== Task details ==
Which lines below mention "offset"? Pick each one out.

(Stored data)
————————

__global__ __launch_bounds__(MAX_BINS) void bin_partition_kernel(int n_bins, uint64_t PART_ENTRIES, BinTab bt,
                                                                 const uint32_t *__restrict__ cursors,
                                                                 const uint32_t *__restrict__ bin_cap,
                                                                 Part *__restrict__ parts, uint32_t *__restrict__ n_parts) {
    __shared__ uint32_t s_np[MAX_BINS];
    const int t = threadIdx.x;
    uint64_t c = 0;
    bool pair = false;
    if (t < n_bins) {
        int lvl = 0;
        while (lvl + 1 < REN_MAX_LEVELS && t >= bt.bin_base[lvl + 1]) ++lvl;
        pair = bt.pair[lvl] != 0;
        for (int x = 0; x < (pair ? N_SUB : 1); ++x) c += cursors[t * N_SUB + x] < bin_cap[t] ? cursors[t * N_SUB + x] : bin_cap[t];
    }
    const uint32_t np = pair ? (c ? 1u : 0u) : (uint32_t)((c + PART_ENTRIES - 1) / PART_ENTRIES);
    s_np[t] = np;
    __syncthreads();
    for (int off = 1; off < MAX_BINS; off <<= 1) {
        const uint32_t b = t >= off ? s_np[t - off] : 0;
        __syncthreads();
        s_np[t] += b;
        __syncthreads();
    }
    if (t == n_bins - 1) n_parts[0] = s_np[t];
    const uint32_t pbase = s_np[t] - np;
    for (uint32_t k = 0; k < np; ++k) {
        Part p;
        p.gbin = t; p.single = np == 1;
        p.begin = (uint64_t)k * PART_ENTRIES;
        p.end = k + 1 == np ? c : p.begin + PART_ENTRIES;
        parts[pbase + k] = p;
    }
}

__device__ __forceinline__ void table_atomic(float *grad_table, uint32_t offset, uint32_t idx, float a, float b) {
    float *gt = grad_table + 2 * ((size_t)offset + idx);
    atomicAdd(gt, a);
    atomicAdd(gt + 1, b);
}

template <bool TAN, int KIND>
__global__ __launch_bounds__(SC_THREADS, KIND == 1 ? REN_SC_WAVES_PAIR : REN_SC_WAVES) void bin_scatter_kernel(
    GridDev g, BinTab bt, SampleArgs a, Workspace ws, float *__restrict__ grad_table) {
    __shared__ uint32_t hist[MAX_BINS_PER_LEVEL], loc[MAX_BINS_PER_LEVEL + 1], fit[MAX_BINS_PER_LEVEL];
    __shared__ char *gp0[MAX_BINS_PER_LEVEL], *gp1[MAX_BINS_PER_LEVEL];
    __shared__ __attribute__((aligned(16))) unsigned char stage[KIND == 1 ? SC_THREADS * 4 * 16 : SC_ENTRIES * 12];
    __shared__ float wave_max[SC_THREADS / 64];
    __shared__ int any_overflow;
    uint32_t *st_key = reinterpret_cast<uint32_t *>(stage);
    float2 *st_v = reinterpret_cast<float2 *>(stage + SC_ENTRIES * 4);
    float4 *st_p = reinterpret_cast<float4 *>(stage);
    const int64_t chunk = blockIdx.x;
    const int tid = threadIdx.x, lane = tid & 63;
    const int64_t i = chunk * SC_THREADS + tid;
    const bool inb = i < ren_eff_n(a.n, a.n_dev);
    float u[3] = {0.f, 0.f, 0.f}, ud[3] = {0.f, 0.f, 0.f};
    if (inb) unit_pos<TAN>(a, i, u, ud);
    constexpr bool pairs = KIND == 1;
    const int sub = !pairs ? 0 : bt.sub_by_xcd ? xcd_id() : (int)((chunk >> 3) & (N_SUB - 1));
#pragma unroll 1
    for (int lvl = 0; lvl < g.n_levels; ++lvl) {
        if (bt.skip[lvl]) continue;
        if (KIND == 1 && !bt.pair[lvl]) continue;
        if (KIND == 2 && bt.pair[lvl]) continue;
        if (tid < MAX_BINS_PER_LEVEL) hist[tid] = 0;
        if (tid == 0) any_overflow = 0;
        lds_barrier();
        const uint32_t res = g.res[lvl], size = g.size[lvl];
        const bool hashed = g.hashed[lvl] != 0;
        const float scale = g.scale[lvl];
        float d0 = 0.f, d1 = 0.f, e0 = 0.f, e1 = 0.f;
        const bool valid = inb && load_dfeat<TAN>(a, g.n_levels, lvl, i, d0, d1, e0, e1);
        const LevelPos p = level_pos(u[0], u[1], u[2], scale);
        const float wx1 = p.w[0], wy1 = p.w[1], wz1 = p.w[2], wx0 = 1.f - wx1, wy0 = 1.f - wy1, wz0 = 1.f - wz1;
        if (!valid) { d0 = 0.f; d1 = 0.f; e0 = 0.f; e1 = 0.f; }
        uint32_t key[8];
        float v0[8], v1[8];
        bool have;
        float vmax = 0.f;
        uint32_t idx[8];
        corner_indices8(p.c[0], p.c[1], p.c[2], res, size, hashed, idx);
        if (pairs) {
            const bool same = ((idx[0] ^ idx[1]) >> BIN_SHIFT) == 0;
#pragma unroll
            for (int j = 0; j < 4; ++j) {
                const float wyz = ((j & 1) ? wy1 : wy0) * ((j & 2) ? wz1 : wz0);
                v0[j] = wyz * d0; v1[j] = wyz * d1;
            }
            if (valid && !same) {
#pragma unroll
                for (int j = 0; j < 4; ++j) {
                    table_atomic(grad_table, g.offset[lvl], idx[2 * j], wx0 * v0[j], wx0 * v1[j]);
                    table_atomic(grad_table, g.offset[lvl], idx[2 * j + 1], wx1 * v0[j], wx1 * v1[j]);
                }
            }
            have = valid && same;
#pragma unroll
            for (int j = 0; j < 4; ++j) {
                const uint32_t bin = idx[2 * j] >> BIN_SHIFT;
                key[4 + j] = have ? atomicAdd(&hist[bin], 1u) : 0u;
                key[j] = (idx[2 * j] & (BIN_ENTRIES - 1)) | ((idx[2 * j + 1] & (BIN_ENTRIES - 1)) << BIN_SHIFT) |
                         (bin << PAIR_BIN_SHIFT);
            }
            if (valid) vmax = fmaxf(fabsf(d0), fabsf(d1));
        } else {
            const float wxy[4] = {wx0 * wy0, wx1 * wy0, wx0 * wy1, wx1 * wy1};
#pragma unroll
            for (int c = 0; c < 8; ++c) {
                const float wz = (c & 4) ? wz1 : wz0;
                const float w = wxy[c & 3] * wz;
                v0[c] = w * d0; v1[c] = w * d1;
                if (TAN) {
                    const float wx = (c & 1) ? wx1 : wx0, wy = (c & 2) ? wy1 : wy0;
                    const float bx = (c & 1) ? ud[0] : -ud[0], by = (c & 2) ? ud[1] : -ud[1], bz = (c & 4) ? ud[2] : -ud[2];
                    const float wdc = scale * (bx * wy * wz + wx * by * wz + wxy[c & 3] * bz);
                    v0[c] += wdc * e0; v1[c] += wdc * e1;
                }
            }
            bool head;
            have = run_tail(!hashed, valid, idx[0], lane, head);
            if (!hashed) run_merge(head, lane, v0, v1);
            if (TAN) {
                if (have) {
#pragma unroll
                    for (int c = 0; c < 8; ++c) vmax = fmaxf(vmax, fmaxf(fabsf(v0[c]), fabsf(v1[c])));
                }
            } else if (valid) {
                vmax = fmaxf(fabsf(d0), fabsf(d1)) * (hashed ? 1.f : (float)RUN_LANES);
            }
            if (!hashed) {
                uint32_t bins[8], rk[8];
#pragma unroll
                for (int c = 0; c < 8; ++c) bins[c] = idx[c] >> BIN_SHIFT;
                bin_rank8_dense(have, bins, lane, hist, rk);
#pragma unroll
                for (int c = 0; c < 8; ++c) key[c] = (rk[c] << 19) | idx[c];
            } else {
#pragma unroll
                for (int c = 0; c < 8; ++c) {
                    const uint32_t rank = bin_rank(false, have, idx[c] >> BIN_SHIFT, lane, hist);
                    key[c] = (rank << 19) | idx[c];
                }
            }
        }
#pragma unroll
        for (int off = 32; off > 0; off >>= 1) vmax = fmaxf(vmax, __shfl_xor(vmax, off, 64));
        if (lane == 0) wave_max[tid >> 6] = vmax;
        lds_barrier();
        if (tid == SC_THREADS - 1) {
            float m = 0.f;
#pragma unroll
            for (int w = 0; w < SC_THREADS / 64; ++w) m = fmaxf(m, wave_max[w]);
            uint32_t *slot = ws.level_max + (lvl * LMAX_SLOTS + (int)(chunk % LMAX_SLOTS)) * LMAX_STRIDE;
            if (__float_as_uint(m) > __builtin_nontemporal_load(slot)) atomicMax(slot, __float_as_uint(m));
        }
        if (tid < MAX_BINS_PER_LEVEL) {
            const int nb = bt.bin_base[lvl + 1] - bt.bin_base[lvl];
            const uint32_t cnt = hist[tid];
            uint32_t inc = cnt;
#pragma unroll
            for (int off = 1; off < 64; off <<= 1) {
                const uint32_t t = __shfl_up(inc, off, 64);
                if (tid >= off) inc += t;
            }
            loc[tid] = inc - cnt;
            if (tid == MAX_BINS_PER_LEVEL - 1) loc[MAX_BINS_PER_LEVEL] = inc;
            uint32_t room = cnt;
            char *q0 = nullptr, *q1 = nullptr;
            if (tid < nb && cnt) {
                const int gb = bt.bin_base[lvl] + tid;
                const uint32_t at = atomicAdd(&ws.cursors[gb * N_SUB + sub], cnt);
                const uint32_t cap = ws.bin_cap[gb];
                room = at >= cap ? 0u : (cap - at < cnt ? cap - at : cnt);
                char *base = ws.pool + (ws.bin_start[gb] + (pairs ? (uint64_t)sub * cap : 0)) * 16;
                const int64_t first = (int64_t)at - (int64_t)(inc - cnt);
                if (pairs) q0 = base + first * 16;
                else { q0 = base + first * 8; q1 = base + (int64_t)cap * 8 + first * 2; }
            }
            fit[tid] = room;
            if (room < cnt) any_overflow = 1;
            gp0[tid] = q0; gp1[tid] = q1;
        }
        lds_barrier();
        if (have) {
            if (pairs) {
#pragma unroll
                for (int j = 0; j < 4; ++j)
                    st_p[loc[key[j] >> PAIR_BIN_SHIFT] + key[4 + j]] = make_float4(__uint_as_float(key[j]), v0[j], v1[j], wx1);
            } else {
#pragma unroll
                for (int c = 0; c < 8; ++c) {
                    const uint32_t ix = key[c] & 0x7FFFFu;
                    const uint32_t pos = loc[ix >> BIN_SHIFT] + (key[c] >> 19);
                    st_key[pos] = ix;
                    st_v[pos] = make_float2(v0[c], v1[c]);
                }
            }
        }
        lds_barrier();
        const uint32_t total = loc[MAX_BINS_PER_LEVEL];
        const bool ovf = any_overflow != 0;
        if (pairs) {
            for (uint32_t q = tid; q < total; q += SC_THREADS) {
                const float4 r = st_p[q];
                const uint32_t code = __float_as_uint(r.x), b = code >> PAIR_BIN_SHIFT;
                if (!ovf || q - loc[b] < fit[b]) {
                    reinterpret_cast<float4 *>(gp0[b])[q] = r;
                } else {
                    const uint32_t i0 = (b << BIN_SHIFT) | (code & (BIN_ENTRIES - 1));
                    const uint32_t i1 = (b << BIN_SHIFT) | ((code >> BIN_SHIFT) & (BIN_ENTRIES - 1));
                    table_atomic(grad_table, g.offset[lvl], i0, (1.f - r.w) * r.y, (1.f - r.w) * r.z);
                    table_atomic(grad_table, g.offset[lvl], i1, r.w * r.y, r.w * r.z);
                }
            }
            continue;
        }
        for (uint32_t q = tid; q < total; q += SC_THREADS) {
            const uint32_t ix = st_key[q], b = ix >> BIN_SHIFT;
            const float2 v = st_v[q];
            if (!ovf || q - loc[b] < fit[b]) {
                reinterpret_cast<uint16_t *>(gp1[b])[q] = (uint16_t)(ix & (BIN_ENTRIES - 1));
                reinterpret_cast<float2 *>(gp0[b])[q] = v;
            } else {
                table_atomic(grad_table, g.offset[lvl], ix, v.x, v.y);
            }
        }
    }
}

————————

== Answer box ==
__device__ __forceinline__ void table_atomic(float *grad_table, uint32_t offset, uint32_t idx, float a, float b) {
    float *gt = grad_table + 2 * ((size_t)offset + idx);
                    table_atomic(grad_table, g.offset[lvl], idx[2 * j], wx0 * v0[j], wx0 * v1[j]);
                    table_atomic(grad_table, g.offset[lvl], idx[2 * j + 1], wx1 * v0[j], wx1 * v1[j]);
                    table_atomic(grad_table, g.offset[lvl], i0, (1.f - r.w) * r.y, (1.f - r.w) * r.z);
                    table_atomic(grad_table, g.offset[lvl], i1, r.w * r.y, r.w * r.z);
                table_atomic(grad_table, g.offset[lvl], ix, v.x, v.y);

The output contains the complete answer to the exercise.